_DATASET EXCERPTS_

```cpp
BPPP_DI fq fq_zero() { fq r; for (int i = 0; i < 10; i++) r.n[i] = 0; return r; }
BPPP_DI fq fq_one() { fq r = fq_zero(); r.n[0] = 1; return r; }
BPPP_DI bool fq_all_zero(const fq &a) {
  uint32_t o = 0;
#pragma unroll
  for (int i = 0; i < 10; i++) o |= a.n[i];
  return o == 0;
}

BPPP_DI uint64_t fq_madc(uint32_t x, uint32_t y, uint64_t acc) { uint64_t r = (uint64_t)x * y + acc; asm("" : "+v"(r)); return r; }
BPPP_DI uint32_t fq_sreg(uint32_t v) { asm("" : "+s"(v)); return v; }
BPPP_DI void fq_mul_tail(fq &r, uint64_t c, uint32_t t9, uint64_t u9, uint32_t u8) {
  c += (uint64_t)t9 + u9 * FQ_R0 + (uint64_t)u8 * FQ_R1;
  r.n[9] = (uint32_t)c & FQ_M22;
  const uint64_t top = (c >> 22) + ((u9 * FQ_R1) << 4);
  c = (uint64_t)r.n[0] + top * 0x3D1u; r.n[0] = (uint32_t)c & FQ_M26; c >>= 26;
  c += (uint64_t)r.n[1] + (top << 6); r.n[1] = (uint32_t)c & FQ_M26; c >>= 26;
  c += r.n[2]; r.n[2] = (uint32_t)c & FQ_M26; c >>= 26;
  r.n[3] += (uint32_t)c;
}
BPPP_DI fq fq_mul(const fq &a, const fq &b) {
  const uint32_t R0 = fq_sreg(FQ_R0), R1 = fq_sreg(FQ_R1);
  uint64_t d = 0;
#pragma unroll
  for (int i = 0; i <= 9; i++) d = fq_madc(a.n[i], b.n[9 - i], d);
  const uint32_t t9 = (uint32_t)d & FQ_M26; d >>= 26;
// ... 47 lines not shown
    if (k) c = fq_madc(u[k - 1], R1, c);
    r.n[k] = (uint32_t)c & FQ_M26; c >>= 26;
  }
  fq_mul_tail(r, c, t9, u9, u[8]);
  return r;
}

template <bool SQ> BPPP_DI constexpr int fq_col_n(int k) {
  return SQ ? ((k + 1) / 2 - (k > 9 ? k - 9 : 0)) + ((k & 1) == 0 ? 1 : 0) : (k < 9 ? k : 9) - (k > 9 ? k - 9 : 0) + 1;
}
template <bool SQ> BPPP_DI uint64_t fq_col_step(const fq &a, const fq &b, int k, int j, uint64_t acc) {
  const int i = (k > 9 ? k - 9 : 0) + j;
  if (SQ) return 2 * i < k ? fq_madc(b.n[i], a.n[k - i], acc) : fq_madc(a.n[k / 2], a.n[k / 2], acc);
  return fq_madc(a.n[i], b.n[k - i], acc);
}
BPPP_DI void fq_fence() { __builtin_amdgcn_sched_barrier(0); }
template <bool SQ1, bool SQ2> BPPP_DI void fq_pair(const fq a, const fq b_, const fq c, const fq d_, fq &r1, fq &r2) {
  const uint32_t R0 = fq_sreg(FQ_R0), R1 = fq_sreg(FQ_R1);
  fq b = b_, d = d_;
#pragma unroll
  for (int i = 0; i < 10; i++) { if (SQ1) b.n[i] = a.n[i] << 1; if (SQ2) d.n[i] = c.n[i] << 1; }
  uint64_t h1 = 0, h2 = 0;
  uint32_t t9a = 0, t9b = 0, u1[9], u2[9];
#pragma unroll
  for (int k = 9; k <= 18; k++) {
#pragma unroll
    for (int j = 0; j < 10; j++) {
      if (j < fq_col_n<SQ1>(k)) { h1 = fq_col_step<SQ1>(a, b, k, j, h1); fq_fence(); }
      if (j < fq_col_n<SQ2>(k)) { h2 = fq_col_step<SQ2>(c, d, k, j, h2); fq_fence(); }
    }
    if (k == 9) { t9a = (uint32_t)h1 & FQ_M26; t9b = (uint32_t)h2 & FQ_M26; }
// ... 227 lines not shown
```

_ACTIVITY_
Where a line of the data contains "lines", copy that line.

_RESULT FOR THIS EXERCISE_
// ... 47 lines not shown
// ... 227 lines not shown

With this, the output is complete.